<<<<

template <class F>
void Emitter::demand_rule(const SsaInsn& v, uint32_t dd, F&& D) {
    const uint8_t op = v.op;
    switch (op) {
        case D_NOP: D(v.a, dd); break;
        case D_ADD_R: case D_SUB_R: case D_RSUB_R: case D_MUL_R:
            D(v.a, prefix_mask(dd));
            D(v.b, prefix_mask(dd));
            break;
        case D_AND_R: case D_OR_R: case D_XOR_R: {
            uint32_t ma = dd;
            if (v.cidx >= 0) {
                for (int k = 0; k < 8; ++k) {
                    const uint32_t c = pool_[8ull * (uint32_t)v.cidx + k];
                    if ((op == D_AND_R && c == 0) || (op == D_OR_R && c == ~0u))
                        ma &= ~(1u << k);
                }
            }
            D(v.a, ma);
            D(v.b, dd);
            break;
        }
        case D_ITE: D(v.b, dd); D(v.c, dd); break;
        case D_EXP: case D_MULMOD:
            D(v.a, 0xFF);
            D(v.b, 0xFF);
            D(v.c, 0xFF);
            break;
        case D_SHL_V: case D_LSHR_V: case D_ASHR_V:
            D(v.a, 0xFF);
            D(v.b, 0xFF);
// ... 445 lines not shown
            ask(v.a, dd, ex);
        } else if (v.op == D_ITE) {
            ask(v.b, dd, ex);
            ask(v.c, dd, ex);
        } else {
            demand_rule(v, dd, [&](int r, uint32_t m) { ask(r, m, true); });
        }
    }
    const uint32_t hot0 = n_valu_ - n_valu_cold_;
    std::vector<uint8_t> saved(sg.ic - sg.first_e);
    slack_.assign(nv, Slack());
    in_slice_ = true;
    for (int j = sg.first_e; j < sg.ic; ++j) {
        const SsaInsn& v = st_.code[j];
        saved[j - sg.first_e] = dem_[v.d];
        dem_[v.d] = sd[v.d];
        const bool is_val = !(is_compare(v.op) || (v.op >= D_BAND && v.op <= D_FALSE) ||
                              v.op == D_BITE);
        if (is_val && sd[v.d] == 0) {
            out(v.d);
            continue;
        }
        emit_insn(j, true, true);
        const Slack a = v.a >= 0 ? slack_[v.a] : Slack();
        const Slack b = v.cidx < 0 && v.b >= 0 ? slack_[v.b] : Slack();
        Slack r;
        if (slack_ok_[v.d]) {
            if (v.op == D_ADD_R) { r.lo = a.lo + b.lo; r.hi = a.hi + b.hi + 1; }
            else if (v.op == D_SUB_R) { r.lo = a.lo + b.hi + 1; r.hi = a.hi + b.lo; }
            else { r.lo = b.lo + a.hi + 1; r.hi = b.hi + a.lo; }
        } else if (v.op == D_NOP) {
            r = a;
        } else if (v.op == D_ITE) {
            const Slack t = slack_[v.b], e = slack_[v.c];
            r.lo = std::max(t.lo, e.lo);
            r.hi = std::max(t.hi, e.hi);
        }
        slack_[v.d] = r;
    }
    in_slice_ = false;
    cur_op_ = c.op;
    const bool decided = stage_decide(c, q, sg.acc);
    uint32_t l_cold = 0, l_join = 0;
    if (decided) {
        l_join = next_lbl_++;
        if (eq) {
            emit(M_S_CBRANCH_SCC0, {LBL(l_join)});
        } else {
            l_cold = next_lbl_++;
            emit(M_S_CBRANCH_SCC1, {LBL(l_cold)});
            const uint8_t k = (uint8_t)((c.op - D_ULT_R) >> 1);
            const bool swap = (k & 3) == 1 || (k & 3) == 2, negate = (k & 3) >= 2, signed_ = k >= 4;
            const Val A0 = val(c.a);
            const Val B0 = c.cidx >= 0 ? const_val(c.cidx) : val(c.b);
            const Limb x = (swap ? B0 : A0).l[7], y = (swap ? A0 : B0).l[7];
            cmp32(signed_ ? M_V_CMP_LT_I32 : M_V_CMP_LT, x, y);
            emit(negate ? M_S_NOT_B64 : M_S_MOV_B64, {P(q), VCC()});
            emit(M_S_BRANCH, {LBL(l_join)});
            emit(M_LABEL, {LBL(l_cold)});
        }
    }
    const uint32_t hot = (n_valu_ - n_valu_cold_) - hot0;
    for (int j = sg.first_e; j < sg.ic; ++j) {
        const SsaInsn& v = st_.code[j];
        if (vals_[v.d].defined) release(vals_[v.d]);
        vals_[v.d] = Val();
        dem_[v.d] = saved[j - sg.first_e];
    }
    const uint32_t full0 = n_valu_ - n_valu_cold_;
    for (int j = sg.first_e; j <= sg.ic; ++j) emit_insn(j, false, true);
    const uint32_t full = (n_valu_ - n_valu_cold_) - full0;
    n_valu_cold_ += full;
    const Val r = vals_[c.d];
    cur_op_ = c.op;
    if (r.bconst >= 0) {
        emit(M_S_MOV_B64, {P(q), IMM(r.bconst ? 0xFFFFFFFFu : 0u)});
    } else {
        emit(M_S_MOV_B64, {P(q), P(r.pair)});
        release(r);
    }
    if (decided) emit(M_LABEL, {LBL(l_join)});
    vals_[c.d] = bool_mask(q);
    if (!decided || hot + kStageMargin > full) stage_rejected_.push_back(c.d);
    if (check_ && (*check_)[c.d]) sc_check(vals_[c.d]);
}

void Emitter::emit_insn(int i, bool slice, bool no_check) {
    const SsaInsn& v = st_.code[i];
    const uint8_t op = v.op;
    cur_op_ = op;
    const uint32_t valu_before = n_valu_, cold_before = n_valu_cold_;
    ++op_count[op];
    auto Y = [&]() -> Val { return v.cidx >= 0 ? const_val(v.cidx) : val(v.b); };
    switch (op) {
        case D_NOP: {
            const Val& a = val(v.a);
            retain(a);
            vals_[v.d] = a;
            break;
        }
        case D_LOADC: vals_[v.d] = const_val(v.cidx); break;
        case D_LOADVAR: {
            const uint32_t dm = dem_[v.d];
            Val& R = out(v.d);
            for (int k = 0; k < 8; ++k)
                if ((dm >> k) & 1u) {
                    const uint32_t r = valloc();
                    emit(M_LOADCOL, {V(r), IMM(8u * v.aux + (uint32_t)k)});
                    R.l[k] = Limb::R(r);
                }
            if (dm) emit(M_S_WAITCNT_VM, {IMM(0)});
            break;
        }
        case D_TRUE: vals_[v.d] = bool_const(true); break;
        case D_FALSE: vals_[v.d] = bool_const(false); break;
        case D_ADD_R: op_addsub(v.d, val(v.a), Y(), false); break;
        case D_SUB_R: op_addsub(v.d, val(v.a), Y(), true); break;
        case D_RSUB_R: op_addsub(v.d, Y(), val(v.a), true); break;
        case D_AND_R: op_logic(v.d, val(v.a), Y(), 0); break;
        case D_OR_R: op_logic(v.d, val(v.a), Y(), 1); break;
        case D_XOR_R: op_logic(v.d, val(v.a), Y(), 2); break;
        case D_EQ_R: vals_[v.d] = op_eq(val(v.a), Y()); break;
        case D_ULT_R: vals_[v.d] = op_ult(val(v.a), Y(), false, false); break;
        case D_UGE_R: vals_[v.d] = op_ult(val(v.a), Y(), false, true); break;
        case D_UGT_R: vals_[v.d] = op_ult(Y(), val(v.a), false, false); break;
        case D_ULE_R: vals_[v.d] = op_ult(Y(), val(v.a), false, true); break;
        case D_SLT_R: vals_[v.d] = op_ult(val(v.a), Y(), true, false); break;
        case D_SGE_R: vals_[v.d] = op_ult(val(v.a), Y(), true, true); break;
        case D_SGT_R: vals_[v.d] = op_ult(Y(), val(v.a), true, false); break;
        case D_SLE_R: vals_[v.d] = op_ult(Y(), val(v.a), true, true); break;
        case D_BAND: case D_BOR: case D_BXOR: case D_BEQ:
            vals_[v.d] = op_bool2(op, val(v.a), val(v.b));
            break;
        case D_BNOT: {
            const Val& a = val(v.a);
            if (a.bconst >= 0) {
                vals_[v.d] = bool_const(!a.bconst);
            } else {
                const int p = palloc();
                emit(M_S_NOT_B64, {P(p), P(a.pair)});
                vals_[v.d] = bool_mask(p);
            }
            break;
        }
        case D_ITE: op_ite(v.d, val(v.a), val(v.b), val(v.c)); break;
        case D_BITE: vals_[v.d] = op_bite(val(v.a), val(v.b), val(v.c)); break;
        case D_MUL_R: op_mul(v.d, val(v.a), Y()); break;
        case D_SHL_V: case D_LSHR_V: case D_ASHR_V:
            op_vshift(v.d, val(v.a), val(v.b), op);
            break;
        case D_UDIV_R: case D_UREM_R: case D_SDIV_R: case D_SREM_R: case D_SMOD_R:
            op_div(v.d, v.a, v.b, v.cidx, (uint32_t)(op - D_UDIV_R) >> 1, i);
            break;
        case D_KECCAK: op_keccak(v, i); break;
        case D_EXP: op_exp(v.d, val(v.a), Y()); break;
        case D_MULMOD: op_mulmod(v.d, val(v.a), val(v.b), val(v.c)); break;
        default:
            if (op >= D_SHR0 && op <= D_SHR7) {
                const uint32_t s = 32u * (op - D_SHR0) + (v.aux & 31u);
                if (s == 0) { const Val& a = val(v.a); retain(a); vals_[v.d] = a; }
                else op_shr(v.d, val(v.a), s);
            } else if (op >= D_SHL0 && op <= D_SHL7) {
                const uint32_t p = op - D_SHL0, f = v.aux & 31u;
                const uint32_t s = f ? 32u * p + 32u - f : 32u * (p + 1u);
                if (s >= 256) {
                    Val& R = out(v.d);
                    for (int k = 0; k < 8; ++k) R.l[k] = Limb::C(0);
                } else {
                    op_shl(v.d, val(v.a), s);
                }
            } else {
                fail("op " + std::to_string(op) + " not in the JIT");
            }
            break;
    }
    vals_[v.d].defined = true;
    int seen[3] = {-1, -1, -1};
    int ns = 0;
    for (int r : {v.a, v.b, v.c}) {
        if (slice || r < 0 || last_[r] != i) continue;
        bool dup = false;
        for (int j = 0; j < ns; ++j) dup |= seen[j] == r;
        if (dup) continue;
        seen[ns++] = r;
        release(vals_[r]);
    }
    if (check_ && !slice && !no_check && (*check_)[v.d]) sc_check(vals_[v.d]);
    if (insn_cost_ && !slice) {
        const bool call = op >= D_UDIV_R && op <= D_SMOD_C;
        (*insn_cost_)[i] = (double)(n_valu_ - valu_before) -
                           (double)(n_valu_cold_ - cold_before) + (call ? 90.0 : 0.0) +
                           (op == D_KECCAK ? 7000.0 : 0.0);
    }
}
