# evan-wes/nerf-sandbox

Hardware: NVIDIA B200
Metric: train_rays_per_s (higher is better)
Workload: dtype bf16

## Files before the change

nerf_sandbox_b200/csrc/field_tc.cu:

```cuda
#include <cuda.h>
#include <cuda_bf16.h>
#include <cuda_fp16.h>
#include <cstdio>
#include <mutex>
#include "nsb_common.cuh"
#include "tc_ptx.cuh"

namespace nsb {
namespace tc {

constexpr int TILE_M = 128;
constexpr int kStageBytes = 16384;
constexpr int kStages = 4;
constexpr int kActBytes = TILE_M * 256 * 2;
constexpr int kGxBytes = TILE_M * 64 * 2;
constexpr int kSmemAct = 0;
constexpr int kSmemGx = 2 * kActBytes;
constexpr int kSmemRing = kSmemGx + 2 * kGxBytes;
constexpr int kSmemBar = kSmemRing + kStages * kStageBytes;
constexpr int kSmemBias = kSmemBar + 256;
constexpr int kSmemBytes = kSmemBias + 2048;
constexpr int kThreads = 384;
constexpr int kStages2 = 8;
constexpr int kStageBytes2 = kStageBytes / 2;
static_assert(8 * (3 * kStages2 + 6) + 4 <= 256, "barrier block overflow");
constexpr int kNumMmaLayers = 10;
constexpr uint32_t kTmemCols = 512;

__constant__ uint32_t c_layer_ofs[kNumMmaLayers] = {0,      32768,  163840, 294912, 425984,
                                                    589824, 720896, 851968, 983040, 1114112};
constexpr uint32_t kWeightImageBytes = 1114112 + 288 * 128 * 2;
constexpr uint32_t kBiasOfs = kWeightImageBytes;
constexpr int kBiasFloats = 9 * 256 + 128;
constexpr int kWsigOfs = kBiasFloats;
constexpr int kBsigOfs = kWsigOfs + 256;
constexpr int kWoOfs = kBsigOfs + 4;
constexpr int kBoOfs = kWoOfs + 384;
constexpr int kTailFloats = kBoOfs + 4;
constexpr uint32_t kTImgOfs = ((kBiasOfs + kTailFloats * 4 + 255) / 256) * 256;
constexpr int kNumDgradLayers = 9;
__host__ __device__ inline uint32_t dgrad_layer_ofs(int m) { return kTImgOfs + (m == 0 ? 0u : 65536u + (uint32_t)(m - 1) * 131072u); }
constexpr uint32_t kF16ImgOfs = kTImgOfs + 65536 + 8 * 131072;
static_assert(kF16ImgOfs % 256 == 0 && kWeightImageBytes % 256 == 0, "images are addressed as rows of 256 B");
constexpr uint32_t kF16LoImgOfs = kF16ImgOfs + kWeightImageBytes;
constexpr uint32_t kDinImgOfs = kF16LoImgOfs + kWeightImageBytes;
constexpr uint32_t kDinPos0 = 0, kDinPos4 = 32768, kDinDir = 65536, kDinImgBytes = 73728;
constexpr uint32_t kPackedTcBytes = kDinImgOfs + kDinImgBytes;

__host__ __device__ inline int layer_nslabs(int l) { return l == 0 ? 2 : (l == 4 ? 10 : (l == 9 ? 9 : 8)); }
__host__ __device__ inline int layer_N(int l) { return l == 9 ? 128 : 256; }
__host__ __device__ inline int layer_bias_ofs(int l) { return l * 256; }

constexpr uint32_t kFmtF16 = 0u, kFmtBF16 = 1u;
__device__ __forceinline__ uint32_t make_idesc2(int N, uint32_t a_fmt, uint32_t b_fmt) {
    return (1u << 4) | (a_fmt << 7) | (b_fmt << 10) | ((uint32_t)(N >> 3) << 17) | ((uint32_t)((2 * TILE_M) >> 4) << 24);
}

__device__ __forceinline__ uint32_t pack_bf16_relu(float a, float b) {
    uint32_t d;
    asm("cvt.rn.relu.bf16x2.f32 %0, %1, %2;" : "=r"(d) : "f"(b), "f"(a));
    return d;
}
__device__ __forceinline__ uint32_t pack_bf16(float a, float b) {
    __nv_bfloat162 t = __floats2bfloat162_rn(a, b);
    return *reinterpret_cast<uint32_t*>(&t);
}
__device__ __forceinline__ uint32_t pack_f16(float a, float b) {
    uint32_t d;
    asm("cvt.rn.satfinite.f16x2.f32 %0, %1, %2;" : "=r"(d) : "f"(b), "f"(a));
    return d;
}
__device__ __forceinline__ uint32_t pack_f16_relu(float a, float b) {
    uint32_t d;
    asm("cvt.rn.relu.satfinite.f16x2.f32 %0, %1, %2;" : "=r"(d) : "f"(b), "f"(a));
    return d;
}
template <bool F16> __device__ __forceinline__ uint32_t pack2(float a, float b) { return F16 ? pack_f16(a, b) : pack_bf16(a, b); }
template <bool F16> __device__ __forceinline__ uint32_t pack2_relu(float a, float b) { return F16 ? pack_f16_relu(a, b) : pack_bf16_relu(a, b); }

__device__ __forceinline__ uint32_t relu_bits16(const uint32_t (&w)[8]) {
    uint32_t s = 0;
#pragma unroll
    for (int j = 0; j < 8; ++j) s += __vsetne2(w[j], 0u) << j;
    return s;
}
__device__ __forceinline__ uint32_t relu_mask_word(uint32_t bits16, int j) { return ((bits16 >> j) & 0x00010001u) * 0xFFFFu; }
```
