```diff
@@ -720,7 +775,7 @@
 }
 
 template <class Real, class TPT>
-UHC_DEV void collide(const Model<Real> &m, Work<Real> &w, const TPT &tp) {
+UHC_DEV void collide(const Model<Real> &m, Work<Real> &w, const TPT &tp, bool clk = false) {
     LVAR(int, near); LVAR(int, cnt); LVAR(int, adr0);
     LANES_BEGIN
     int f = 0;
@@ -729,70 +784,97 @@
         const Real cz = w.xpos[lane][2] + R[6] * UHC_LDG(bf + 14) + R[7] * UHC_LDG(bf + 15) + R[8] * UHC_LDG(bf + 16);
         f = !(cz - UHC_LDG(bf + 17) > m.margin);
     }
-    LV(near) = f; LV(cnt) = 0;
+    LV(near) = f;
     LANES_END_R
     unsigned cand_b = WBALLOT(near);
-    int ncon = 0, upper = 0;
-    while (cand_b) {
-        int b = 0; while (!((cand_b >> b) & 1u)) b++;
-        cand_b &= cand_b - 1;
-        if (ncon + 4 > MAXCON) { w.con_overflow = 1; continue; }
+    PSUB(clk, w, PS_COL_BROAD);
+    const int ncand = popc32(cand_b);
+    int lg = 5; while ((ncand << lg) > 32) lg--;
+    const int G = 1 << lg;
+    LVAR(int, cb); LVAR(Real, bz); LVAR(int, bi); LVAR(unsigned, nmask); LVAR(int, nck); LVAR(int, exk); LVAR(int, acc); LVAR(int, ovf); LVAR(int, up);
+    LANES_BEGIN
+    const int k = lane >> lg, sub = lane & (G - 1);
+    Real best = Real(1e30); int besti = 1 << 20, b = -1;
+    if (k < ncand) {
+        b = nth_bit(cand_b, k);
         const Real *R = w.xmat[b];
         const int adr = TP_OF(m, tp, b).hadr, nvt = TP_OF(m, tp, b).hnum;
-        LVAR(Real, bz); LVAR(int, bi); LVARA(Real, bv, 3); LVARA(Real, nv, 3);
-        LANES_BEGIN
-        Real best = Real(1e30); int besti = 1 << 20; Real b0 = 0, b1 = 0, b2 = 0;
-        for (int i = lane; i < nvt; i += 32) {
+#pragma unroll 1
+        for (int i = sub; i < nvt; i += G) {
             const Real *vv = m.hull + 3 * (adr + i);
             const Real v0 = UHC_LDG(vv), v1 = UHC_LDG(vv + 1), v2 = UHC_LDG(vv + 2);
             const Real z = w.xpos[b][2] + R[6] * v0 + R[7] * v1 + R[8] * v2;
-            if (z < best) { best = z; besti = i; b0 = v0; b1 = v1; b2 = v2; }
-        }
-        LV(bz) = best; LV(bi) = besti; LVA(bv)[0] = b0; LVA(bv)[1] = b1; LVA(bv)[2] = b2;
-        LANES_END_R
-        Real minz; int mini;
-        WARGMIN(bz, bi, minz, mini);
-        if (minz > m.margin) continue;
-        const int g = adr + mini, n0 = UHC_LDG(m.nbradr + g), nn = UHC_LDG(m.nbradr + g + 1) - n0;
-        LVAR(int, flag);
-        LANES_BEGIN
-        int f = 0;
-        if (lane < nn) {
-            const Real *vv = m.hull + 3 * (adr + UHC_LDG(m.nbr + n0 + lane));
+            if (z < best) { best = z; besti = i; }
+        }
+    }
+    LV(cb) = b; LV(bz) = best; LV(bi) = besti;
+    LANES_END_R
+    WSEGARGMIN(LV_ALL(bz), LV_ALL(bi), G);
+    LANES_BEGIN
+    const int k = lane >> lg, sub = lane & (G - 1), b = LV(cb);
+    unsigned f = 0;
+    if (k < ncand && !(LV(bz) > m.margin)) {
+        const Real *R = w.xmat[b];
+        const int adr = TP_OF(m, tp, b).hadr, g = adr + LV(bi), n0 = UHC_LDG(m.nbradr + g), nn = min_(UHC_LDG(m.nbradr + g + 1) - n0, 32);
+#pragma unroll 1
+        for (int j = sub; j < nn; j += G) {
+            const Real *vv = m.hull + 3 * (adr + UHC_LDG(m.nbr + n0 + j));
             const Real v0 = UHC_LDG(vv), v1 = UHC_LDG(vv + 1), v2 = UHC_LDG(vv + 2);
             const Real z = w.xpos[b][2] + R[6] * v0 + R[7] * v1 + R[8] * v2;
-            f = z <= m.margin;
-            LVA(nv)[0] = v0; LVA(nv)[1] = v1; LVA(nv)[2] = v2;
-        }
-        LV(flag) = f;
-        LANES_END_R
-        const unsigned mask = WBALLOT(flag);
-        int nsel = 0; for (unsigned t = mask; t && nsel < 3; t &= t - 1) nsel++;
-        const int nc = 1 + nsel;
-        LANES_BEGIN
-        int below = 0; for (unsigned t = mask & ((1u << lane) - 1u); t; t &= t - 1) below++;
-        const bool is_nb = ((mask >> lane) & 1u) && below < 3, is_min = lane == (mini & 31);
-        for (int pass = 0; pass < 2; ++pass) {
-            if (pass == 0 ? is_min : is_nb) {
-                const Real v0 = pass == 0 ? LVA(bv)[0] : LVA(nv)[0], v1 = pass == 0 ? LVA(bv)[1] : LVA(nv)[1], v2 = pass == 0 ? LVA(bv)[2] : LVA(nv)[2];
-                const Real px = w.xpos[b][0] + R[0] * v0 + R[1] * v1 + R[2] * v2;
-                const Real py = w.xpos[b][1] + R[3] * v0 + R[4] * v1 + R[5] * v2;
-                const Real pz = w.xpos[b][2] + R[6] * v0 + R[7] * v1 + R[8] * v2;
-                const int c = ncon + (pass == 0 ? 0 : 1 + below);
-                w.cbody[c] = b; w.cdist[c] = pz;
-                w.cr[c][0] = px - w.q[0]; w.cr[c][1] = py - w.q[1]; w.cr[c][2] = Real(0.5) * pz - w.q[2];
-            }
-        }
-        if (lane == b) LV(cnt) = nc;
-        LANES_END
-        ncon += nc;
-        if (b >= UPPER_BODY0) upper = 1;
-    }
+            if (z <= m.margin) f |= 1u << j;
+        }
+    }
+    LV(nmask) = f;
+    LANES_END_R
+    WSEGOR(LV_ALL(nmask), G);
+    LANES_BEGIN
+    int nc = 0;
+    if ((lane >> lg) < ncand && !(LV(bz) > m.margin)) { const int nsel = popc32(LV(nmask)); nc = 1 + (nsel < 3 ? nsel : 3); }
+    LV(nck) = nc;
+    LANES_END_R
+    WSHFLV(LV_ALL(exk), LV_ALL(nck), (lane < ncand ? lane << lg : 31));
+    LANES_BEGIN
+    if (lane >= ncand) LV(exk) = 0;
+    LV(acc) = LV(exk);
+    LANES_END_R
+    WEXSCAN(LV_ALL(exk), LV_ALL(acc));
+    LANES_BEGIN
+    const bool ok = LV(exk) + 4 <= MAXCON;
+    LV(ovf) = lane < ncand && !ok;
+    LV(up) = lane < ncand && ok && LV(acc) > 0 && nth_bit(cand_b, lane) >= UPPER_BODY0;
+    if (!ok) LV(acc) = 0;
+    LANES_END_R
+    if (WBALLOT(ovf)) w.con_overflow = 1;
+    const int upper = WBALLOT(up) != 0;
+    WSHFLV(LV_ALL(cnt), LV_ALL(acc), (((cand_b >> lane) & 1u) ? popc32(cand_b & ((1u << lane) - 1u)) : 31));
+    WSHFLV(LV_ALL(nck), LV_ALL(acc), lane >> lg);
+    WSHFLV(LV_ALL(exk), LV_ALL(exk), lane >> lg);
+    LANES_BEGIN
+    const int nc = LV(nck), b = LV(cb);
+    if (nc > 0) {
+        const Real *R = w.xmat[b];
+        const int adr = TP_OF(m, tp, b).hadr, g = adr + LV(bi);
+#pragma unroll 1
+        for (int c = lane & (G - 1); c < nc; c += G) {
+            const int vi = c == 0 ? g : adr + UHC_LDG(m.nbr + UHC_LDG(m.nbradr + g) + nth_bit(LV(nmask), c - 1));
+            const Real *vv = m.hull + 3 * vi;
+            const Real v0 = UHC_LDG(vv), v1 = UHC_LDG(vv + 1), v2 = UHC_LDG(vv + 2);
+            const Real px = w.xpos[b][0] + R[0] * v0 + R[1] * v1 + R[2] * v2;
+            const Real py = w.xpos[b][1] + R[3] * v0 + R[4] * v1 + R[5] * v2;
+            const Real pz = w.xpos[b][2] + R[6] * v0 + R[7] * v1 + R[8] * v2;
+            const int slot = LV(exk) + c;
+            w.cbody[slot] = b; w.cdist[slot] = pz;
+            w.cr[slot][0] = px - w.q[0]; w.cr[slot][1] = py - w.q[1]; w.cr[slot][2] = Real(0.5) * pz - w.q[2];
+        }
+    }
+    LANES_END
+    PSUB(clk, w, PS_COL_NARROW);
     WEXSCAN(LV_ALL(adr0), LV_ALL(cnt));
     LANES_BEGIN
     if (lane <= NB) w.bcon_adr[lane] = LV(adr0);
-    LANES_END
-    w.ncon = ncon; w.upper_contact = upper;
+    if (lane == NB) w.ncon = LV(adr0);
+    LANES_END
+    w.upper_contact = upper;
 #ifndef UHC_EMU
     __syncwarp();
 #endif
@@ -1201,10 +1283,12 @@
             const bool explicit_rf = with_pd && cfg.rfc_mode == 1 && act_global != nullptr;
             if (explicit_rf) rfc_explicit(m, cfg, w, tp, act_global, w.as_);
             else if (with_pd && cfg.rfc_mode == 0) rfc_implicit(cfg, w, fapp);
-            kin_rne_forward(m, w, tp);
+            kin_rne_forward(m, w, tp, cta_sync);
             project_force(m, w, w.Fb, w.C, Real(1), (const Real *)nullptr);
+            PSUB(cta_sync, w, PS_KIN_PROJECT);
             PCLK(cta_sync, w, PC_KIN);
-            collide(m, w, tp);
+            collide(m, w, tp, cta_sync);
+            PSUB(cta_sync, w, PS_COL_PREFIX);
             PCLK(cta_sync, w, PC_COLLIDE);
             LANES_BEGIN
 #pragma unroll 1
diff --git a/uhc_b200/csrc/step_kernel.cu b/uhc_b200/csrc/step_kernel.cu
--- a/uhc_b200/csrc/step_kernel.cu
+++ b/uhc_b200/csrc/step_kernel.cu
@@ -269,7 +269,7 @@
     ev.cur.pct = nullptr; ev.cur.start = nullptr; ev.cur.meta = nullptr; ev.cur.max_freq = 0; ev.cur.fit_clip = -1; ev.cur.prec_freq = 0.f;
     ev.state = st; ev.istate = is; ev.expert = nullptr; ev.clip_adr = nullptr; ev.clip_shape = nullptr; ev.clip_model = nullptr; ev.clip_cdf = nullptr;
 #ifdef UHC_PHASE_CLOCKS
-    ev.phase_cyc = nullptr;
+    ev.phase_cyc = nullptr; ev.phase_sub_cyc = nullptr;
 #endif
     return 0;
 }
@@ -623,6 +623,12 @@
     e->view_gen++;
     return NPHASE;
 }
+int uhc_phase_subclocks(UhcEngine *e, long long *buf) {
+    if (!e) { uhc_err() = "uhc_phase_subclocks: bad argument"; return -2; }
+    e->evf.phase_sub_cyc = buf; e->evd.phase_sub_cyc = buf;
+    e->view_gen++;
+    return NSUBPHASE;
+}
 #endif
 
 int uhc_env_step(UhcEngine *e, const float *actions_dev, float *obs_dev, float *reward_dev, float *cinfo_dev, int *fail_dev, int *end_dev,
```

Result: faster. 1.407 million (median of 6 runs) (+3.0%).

>>>>

◆ PROBLEM TO WORK ON
In the lines above, locate the string "while". Copy every line where it occurs.

◆ ANSWER BELOW
-    while (cand_b) {
-        int b = 0; while (!((cand_b >> b) & 1u)) b++;
+    int lg = 5; while ((ncand << lg) > 32) lg--;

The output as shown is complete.